California Supreme Court to Address Design Professionals and Duty of Care to Third-Party Purchasers

On May 7, the California Supreme Court heard oral arguments in Beacon Residential Community Assn. v. Skidmore, Owings, & Merrill LLP, a case that will have a huge impact on design professional liability in California when third-party purchasers sue a designer alleging defective designs.

The Beacon is a mixed-use project consisting of 595 condominium units and some commercial and office space.  Plaintiff Beacon Residential Community Association (the HOA) sued the initial developer, a subsequent developer, the architects, the general contractor and subcontractors asserting SB 800 and common-law causes of action.  The architects demurred to the HOA’s Third Amended Complaint asserting they owed no duty of care to the HOA.

The trial court sustained the demurrer, reasoning that the architects had not asserted direct “control” over construction decisions, and thus, under the Biakanja ((1958) 49 Cal. 2nd647), Bily ((1992) 3 Cal. 4th 370) and Weseloh ((2004) 125 Cal. App. 4th, 152) line of decisions, ruled the architects owed no duty to the HOA.
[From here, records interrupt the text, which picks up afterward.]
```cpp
hipError_t query_pack(const float* b0, const float* W2, const float* b2, const float* W4, const float* b4, int nq,
                      float* q1, float* q2, float* Q, hipStream_t st);
hipError_t query_sq(const float* S, const float* Q, int P, int nq, float* SQ, hipStream_t st);
struct OSrc {
  const void* p;
  int bf16, ld;
  OSrc frame(size_t f, int P) const {
    return {(const char*)p + f * P * ld * (bf16 ? 2 : 4), bf16, ld};
  }
};
inline OSrc o_f32(const float* Hs) { return {Hs, 0, 128}; }
inline OSrc o_bf16(const __bf16* h, int ld) { return {h, 1, ld}; }
hipError_t attn_fwd(OSrc O, const float* S, const float* Q, const float* SQ, const float* pr,
                    const float* pa, int F, int P, int nq, float* Am, float* ans, int ans_ld, hipStream_t st,
                    int qs = 0);
hipError_t attn_bwd(OSrc O, const float* S, const float* Q, const float* Am, const float* dAns,
                    int da_ld, int F, int P, int nq, float* dO, float* dQp, hipStream_t st, int qs = 0,
                    int addq = 0, int cqm = 0);
hipError_t cqm_convert(const float* src, float* dst, int nf, int P, int to_cqm, hipStream_t st);
hipError_t query_bwd(const float* dQs, const float* gb1, const float* W1, int ans_in, int nq, const float* W2,
                     const float* W4, const float* q1, const float* q2, float* gW4, float* gb4, float* gW2,
                     float* gb2, float* gb0, hipStream_t st);
struct ColSumSeg {
  const float* X;
  int ld, N;
  float* out;
};
struct ColSums {
  ColSumSeg s[6];
  int n = 0;
  int cb[7];
  void add(const float* X, int ld, int N, float* out) { s[n++] = ColSumSeg{X, ld, N, out}; }
};
hipError_t colsum_multi(ColSums c, int M, hipStream_t st);
template <typename TI> hipError_t colsum(const TI* X, int ld, int M, int N, float* out, hipStream_t st);
template <typename TZ, typename GT>
hipError_t gate_bwd_last(int M, int bj, const float* dO, const float* dhT, const GT* gates, const float* cprev,
                         const float* ccur, float* dC, TZ* dz, float* part, hipStream_t st, int nsl = 1,
                         size_t sls = 0);
hipError_t concat_dy(int F, int A, int ldy, const float* dl, const float* dv, float* dY, hipStream_t st);
struct ZeroRanges {
  float* p[4];
  long n[4];
  int cnt;
  void add(float* q, long m) {
    if (q && m > 0) { p[cnt] = q; n[cnt] = m; ++cnt; }
  }
};
template <typename T>
hipError_t prologue(const ZeroRanges& z, int M, const float* h0, T* xh, int F, int A, int ldy, const float* dl,
                    const float* dv, float* dY, hipStream_t st);
template <typename T> hipError_t state_to_xh(int M, const float* h0, T* xh, hipStream_t st);
template <typename T> hipError_t xh_to_state(int M, const T* xh, float* h, hipStream_t st);
template <typename T> hipError_t cell_xh(int M, const float* x, const float* h, T* xh, hipStream_t st);
template <typename TI, typename TO> hipError_t cast(long n, const TI* src, TO* dst, hipStream_t st);
template <typename T> hipError_t pack_conv(const float* w, int Cout, int Cin, int K, T* dst, hipStream_t st);
template <typename T>
hipError_t pack_lstm_all(const LstmPtrs& L, T* WpX, T* WpH, T* WdT, float* bl, T* WpXH, hipStream_t st);
template <typename T>
hipError_t gate_fwd_zx(int M, const float* cprev, float* gates, float* cnext, float* hout, T* xhnext, hipStream_t st,
                       const float* zs = nullptr, int nsl = 0, size_t sls = 0, const float* bias = nullptr);
struct ResetZero { float* p; int ld, w, es; };
struct ResetZeros {
  ResetZero r[4];
  int n = 0;
  ResetZeros& add(float* p, int ld, int w, int es = 1) {
    if (p) r[n++] = ResetZero{p, ld, w, es};
    return *this;
  }
};
hipError_t reset_rows(const float* rs, int B, int rpb, const ResetZeros& z, const float* src, float* dst, int cw,
                      hipStream_t st);
hipError_t reset_gate_bwd(const float* rs_in, const float* rs_c, int M, int P, const float* dO, const float* gates,
                          const float* cprev, const float* ccur, float* dC, float* dz, hipStream_t st);
hipError_t pack_f32(const F32Pack& p, hipStream_t st);
hipError_t reorder_cmaj(const float* src, int rows, int Cin, int taps, int BK, float* dst, hipStream_t st);
hipError_t split_planes(const float* src, long n, __bf16* dst, hipStream_t st);
template <typename T, typename TI> hipError_t frames_rgbx(int F, int H, int W, const TI* x, T* y, hipStream_t st);
template <typename T> hipError_t pack_conv2_classes(const float* w2, T* dst, hipStream_t st);
template <typename T> hipError_t pack_conv1_rgbx(const float* w, T* dst, hipStream_t st);
hipError_t unpack_conv1_rgbx(const float* g, float* dst, hipStream_t st);
hipError_t unpack_conv(const float* g, int Cout, int Cin, int K, float* dst, hipStream_t st);
// ... 7 lines not shown
```

### towards-interpretable-reinforcement-learning-using-attention-augmented-agents-replication_amd/csrc/misc.hip

```cpp
#include <cstdlib>
#include <type_traits>

#include "misc.h"

namespace aaa {

__device__ __forceinline__ float wave_sum(float v) {
#pragma unroll
  for (int o = 32; o > 0; o >>= 1) v += __shfl_xor(v, o, 64);
  return v;
}
__device__ __forceinline__ void lds_barrier() { asm volatile("s_waitcnt lgkmcnt(0)\n\ts_barrier" ::: "memory"); }
__device__ __forceinline__ float wave_max(float v) {
#pragma unroll
  for (int o = 32; o > 0; o >>= 1) v = fmaxf(v, __shfl_xor(v, o, 64));
  return v;
}

__global__ void k_gemv_cols_atomic(const float* __restrict__ W, int ldw, const float* __restrict__ x, int N, int K,
                                   int rows_per, float* y) {
  const int o0 = blockIdx.x * rows_per, o1 = min(N, o0 + rows_per);
  for (int k = threadIdx.x; k < K; k += blockDim.x) {
    float s = 0.f;
#pragma unroll 8
// ... 793 lines not shown
        }
    } else {
      z = *reinterpret_cast<const f32x4*>(gates + (size_t)m * 512 + 4 * ch);
    }
    float gi, gf, gc, go, c, h;
    GateFwd::run(z[0], z[1], z[2], z[3], cprev[idx], gi, gf, gc, go, c, h);
    cnext[idx] = c;
    if (hout) hout[idx] = h;
    xhnext[(size_t)m * 192 + 64 + ch] = (T)h;
    *reinterpret_cast<f32x4*>(gates + (size_t)m * 512 + 4 * ch) = f32x4{gi, gf, gc, go};
  }
}
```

The HOA appealed and in December 2012, the California Court of Appeal, First Appellate District, reversed the trial court ruling in Beacon (2012) 211 Cal.App.4th 1301. The Court of Appeal reasoned that in analyzing the various factors elucidated in Biakanja and Bily, and distinguishing those and the Weseloh facts from those in Beacon, design professionals do owe a duty of care to eventual third-party purchasers.  The architects appealed to the California Supreme Court asserting that the rulings in Weseloh and Beacon are inapposite.

During the Supreme Court oral arguments, the justices focused on: 1)  the foreseeability of harm to the plaintiff; 2) the closeness of connection between the defendant’s conduct and the injury suffered; and 3) the potential imposition of liability out of proportion to fault.  The court distinguished Beacon from the former line of cases in that: 1) it was imminently foreseeable that a defective design of residential units would affect eventual purchasers of the units; 2) the architects were directly responsible for the alleged design defects given their “intimate involvement” with construction value-engineering decisions and project observation (i.e., they did not simply draw plans, hand them over, then leave the project); and 3) unlike Weseloh, where the retaining-wall designers provided only $2,000 in services relative to a $6 million claim, Beacon architects provided $5 million worth of services in a $45 million claim.

The Supreme Court has 90 days from May 7 to issue an opinion.  Given the Supreme Court’s comments and analysis at oral argument, it looks like it may agree with the Court of Appeal and rule that in the context of residential-unit design, design professionals do owe a duty of care to eventual third-party purchasers regardless of lack of privity.